Let me give you an actual science example; back in the 18th and 19th century, there was a movement called Vitalism that seeked to establish that life required a special "elan vital", a substance of life, that breathed the fire the fire of biology into otherwise lifeless physical processes. Well guess what; elan vital doesn't exist, and all the sufficient conditions for life can be met through what are fundamentally just physical interactions.
The autistic way to process this would be "life isn't real; there is no substance called life and life is an illusion". The sensible way to deal with it, and which is how we collectively did deal with it, was to say "life is real, but it isn't what we thought it was."
We very easily abandoned the soul without abandoning life at all; life is simply the phenomenon and our understanding of its explanation has changed. That's the same case as our free will; we freedom of will for reasons that have nothing to do with a magical element, just like we have life and it has nothing to do with a magical substance. We can just as easily abandon the soul without abandoning free will at all.

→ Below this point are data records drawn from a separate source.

# Gadersd/stable-diffusion-burn

Measured on NVIDIA H100. Metric: images_per_sec_512x512_20steps, higher is better.
Workload: dtype fp16 tensor-core operands (3-term split-fp16 on the two high-res UNet levels), fp32 accumulate

## Files before the change

stable_diffusion_burn_b200/csrc/api.cu:

```cuda
#include "../../include/sdb200.h"

#include <dlfcn.h>

#include <cstdlib>
#include <cstring>
#include <mutex>

#include "attention.cuh"
#include "kernels.cuh"
#include "model.cuh"
#include "runtime.cuh"

using namespace sdb;

struct sdb_ctx {
  Ctx c;
};

static thread_local std::string g_err;

#define API_BEGIN(ctxp)                      \
  if (!(ctxp)) {                             \
    g_err = "null context";                  \
    return 1;                                \
// ... 305 lines not shown
  API_BEGIN(ctx)
  need_final(c);
  model_sample_dev(c, d_context, n, L, d_uncond, Lu, guidance_scale, n_steps, d_init_latent, H, W, nullptr, d_rgb,
                   (cudaStream_t)stream);
  API_END
}

int sdb_forward_diffuser(sdb_ctx* ctx, const float* latent, int32_t timestep, const float* context, int n, int L,
                         const float* uncond, int Lu, double guidance_scale, int H, int W, float* pred, float* out_uncond,
                         float* out_cond) {
  API_BEGIN(ctx)
  need_final(c);
  SDB_CHECK(latent && context && uncond, "null argument");
  model_forward_diffuser_host(c, latent, timestep, context, n, L, uncond, Lu, guidance_scale, H, W, pred, out_uncond, out_cond);
  API_END
}

int sdb_forward_diffuser_dev(sdb_ctx* ctx, const float* d_latent, int32_t timestep, const float* d_context, int n, int L,
                             const float* d_uncond, int Lu, double guidance_scale, int H, int W, float* d_pred, void* stream) {
  API_BEGIN(ctx)
  need_final(c);
  model_forward_diffuser_dev(c, d_latent, timestep, d_context, n, L, d_uncond, Lu, guidance_scale, H, W, d_pred, nullptr, nullptr,
                             (cudaStream_t)stream);
  API_END
}

int sdb_encode_image(sdb_ctx* ctx, const float* img, int n, int H, int W, float* latent) {
  API_BEGIN(ctx)
  need_final(c);
  SDB_CHECK(img && latent, "null argument");
  model_encode_host(c, img, n, H, W, latent);
  API_END
}

int sdb_encode_image_dev(sdb_ctx* ctx, const float* d_img, int n, int H, int W, float* d_latent, void* stream) {
  API_BEGIN(ctx)
  need_final(c);
  model_encode_dev(c, d_img, n, H, W, d_latent, (cudaStream_t)stream);
  API_END
}

int sdb_clip_forward(sdb_ctx* ctx, const int32_t* tokens, int n, int L, float* out) {
  API_BEGIN(ctx)
  need_final(c);
  SDB_CHECK(tokens && out, "null argument");
  model_clip_forward_host(c, tokens, n, L, out);
  API_END
}

int sdb_clip_forward_dev(sdb_ctx* ctx, const int32_t* d_tokens, int n, int L, float* d_out, void* stream) {
  API_BEGIN(ctx)
  need_final(c);
  model_clip_forward_dev(c, d_tokens, n, L, d_out, (cudaStream_t)stream);
  API_END
}

int sdb_set_option(sdb_ctx* ctx, const char* key, int value) {
  API_BEGIN(ctx)
  const std::string k = key ? key : "";
  if (k == "precision")
    c.opt_precision = value;
  else if (k == "graphs")
    c.opt_graphs = value;
  else if (k == "splitk")
    c.opt_splitk = value;
  else if (k == "raw16")
    c.opt_raw16 = value;
  else if (k == "splitk_min_iters")
    c.opt_splitk_min_iters = value;
  else if (k == "splitk_chunk")
    c.opt_splitk_chunk = value < 1 ? 1 : value;
  else if (k == "attn_split")
    c.opt_attn_split = value;
  else if (k == "attn_regsplit")
    g_attn_regsplit = value;
  else if (k == "emb_hoist")
    c.opt_emb_hoist = value;
  else if (k == "prefetch_w")
    c.opt_prefetch_w = value;
  else if (k == "mlp_passes")
    c.opt_mlp_passes = value;
  else if (k == "gn_epilogue")
    c.opt_gn_epilogue = value;
  else if (k == "skip_merge")
    c.opt_skip_merge = value;
  else if (k == "gn_apply_ctas")
    g_gn_apply_ctas = value < 1 ? 1 : value;
  else if (k == "gn_min_pix")
    g_gn_min_pix = value < 1 ? 1 : value;
  else
    throw Error("unknown option: " + k);
  model_invalidate_graphs(c);
  API_END
}
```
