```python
class DenseSegGraph:

    def __init__(self, width, height, max_frames, l1=False, device=-1):
        self.W, self.H, self.max_frames = width, height, max_frames
        h = C.c_void_p()
        check(lib().vsg_graph_create(width, height, max_frames, int(l1), device, C.byref(h)))
        self.h = h
        self._destroy = lib().vsg_graph_destroy

    def close(self):
        if getattr(self, "h", None):
            self._destroy(self.h)
            self.h = None

    def __del__(self):
        self.close()

    def add_frame_bgr(self, bgr, presmoothing=2, constraint_ids=None):
        assert tuple(bgr.shape) == (self.H, self.W, 3)
        p, mem = _ptr_mem(bgr, "uint8", strided_rows=True)
        if constraint_ids is not None and not _is_torch(constraint_ids):
            constraint_ids = np.ascontiguousarray(constraint_ids, np.int32)
        pc, mem_c = _ptr_mem(constraint_ids, "int32")
        if constraint_ids is not None:
            _same_mem(mem_c, mem, "constraint_ids")
        check(lib().vsg_graph_add_frame_bgr(self.h, p, _row_stride(bgr), presmoothing, pc, mem))

    def add_frame_features(self, feat, constraint_ids=None):
        if not _is_torch(feat):
            feat = np.ascontiguousarray(feat, np.float32)
        assert tuple(feat.shape) == (self.H, self.W, 3)
        p, mem = _ptr_mem(feat, "float32")
        if constraint_ids is not None and not _is_torch(constraint_ids):
            constraint_ids = np.ascontiguousarray(constraint_ids, np.int32)
        pc, mem_c = _ptr_mem(constraint_ids, "int32")
        if constraint_ids is not None:
            _same_mem(mem_c, mem, "constraint_ids")
        check(lib().vsg_graph_add_frame_features(self.h, p, pc, mem))

    def add_virtual_frame(self, constraint_ids):
        if not _is_torch(constraint_ids):
            constraint_ids = np.ascontiguousarray(constraint_ids, np.int32)
        p, mem = _ptr_mem(constraint_ids, "int32")
        check(lib().vsg_graph_add_virtual_frame(self.h, p, mem))

    def add_temporal(self, flow=None, is_virtual=False):
        if flow is not None and not _is_torch(flow):
            flow = np.ascontiguousarray(flow, np.float32)
        p, mem = _ptr_mem(flow, "float32")
        check(lib().vsg_graph_add_temporal(self.h, p, int(is_virtual), mem))

    def finish_building(self):
        check(lib().vsg_graph_finish_building(self.h))

    def segment_spatially(self):
        check(lib().vsg_graph_segment_spatially(self.h))

    def segment(self, min_region_size, force_constraints):
        check(lib().vsg_graph_segment(self.h, int(min_region_size), int(force_constraints)))

    def obtain_results(self, use_flows=False, enforce_n4=True, enforce_spatial_connectedness=True):
        check(lib().vsg_graph_obtain_results(self.h, int(use_flows), int(enforce_n4),
                                             int(enforce_spatial_connectedness)))

    def num_frames(self):
        return lib().vsg_graph_num_frames(self.h)

    def num_regions(self):
        return lib().vsg_graph_num_regions(self.h)

    def num_neighbor_links(self):
        return lib().vsg_graph_num_neighbor_links(self.h)

    def region_sizes(self):
        n = self.num_regions()
        s = np.empty(n, np.int32)
        c = np.empty(n, np.int32)
        check(lib().vsg_graph_region_sizes(self.h, s.ctypes.data_as(C.c_void_p),
                                           c.ctypes.data_as(C.c_void_p)))
        return s, c

    def index_image(self, t):
        out = np.empty((self.H, self.W), np.int32)
        check(lib().vsg_graph_index_image(self.h, t, out.ctypes.data_as(C.c_void_p)))
        return out
# ... 76 lines not shown
```

Measured before the change: 212.5.

## Build spatial edge lists on a side stream with separate sort scratch

```diff
diff --git a/include/vsg.h b/include/vsg.h
--- a/include/vsg.h
+++ b/include/vsg.h
@@ -130,6 +130,10 @@
   int64_t halo_planes_in_pool;
 } vsg_boundary_paths;
 
+typedef struct vsg_build_paths {
+  int64_t lists_on_side_stream;
+} vsg_build_paths;
+
 typedef struct vsg_memory_stats {
   int64_t bytes_in_use;
   int64_t bytes_in_use_peak;
@@ -166,6 +170,7 @@
 int vsg_stream_last_merge_paths(const vsg_stream* s, vsg_merge_paths* out);
 int vsg_stream_last_spine_paths(const vsg_stream* s, vsg_spine_paths* out);
 int vsg_stream_last_boundary_paths(const vsg_stream* s, vsg_boundary_paths* out);
+int vsg_stream_last_build_paths(const vsg_stream* s, vsg_build_paths* out);
 int vsg_stream_last_smoothed(vsg_stream* s, float* out);
 
 int vsg_stream_export_halo(vsg_stream* s, const int32_t** dev_labels_virtual,
diff --git a/video_segment_amd/_lib.py b/video_segment_amd/_lib.py
--- a/video_segment_amd/_lib.py
+++ b/video_segment_amd/_lib.py
@@ -96,8 +96,7 @@
         ("low_bucket_failures", C.c_int64 * 2), ("low_bucket_skips", C.c_int64 * 2),
         ("zero_pool_flips", C.c_int64),
         ("windows_run", C.c_int64), ("rle_stages", C.c_int64), ("wide_launches", C.c_int64),
-        ("group_stages", C.c_int64), ("sorts_hand", C.c_int64), ("sorts_library", C.c_int64),
-    ]
+        ("group_stages", C.c_int64), ("sorts_hand", C.c_int64), ("sorts_library", C.c_int64),    ]
 
     def as_dict(self):
         return {k: (list(getattr(self, k)) if issubclass(t, C.Array) else getattr(self, k)) for k, t in self._fields_}
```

If you can just admit that you might not
ultimately control anything but you can still control some things more than others, you open up a field of useful efficiency, just like we can make very useful determinations by saying "life is a thing, some things are more alive than other, and there are boundary conditions where something counts as not being alive any more", even though there is no defined point where a soul escapes you and you "become dead" or the fire enters you and you "become alive". Whether or not I put you in the hospital or in the cemetery from a given point onwards relies on this call, despite the lack of "life juice".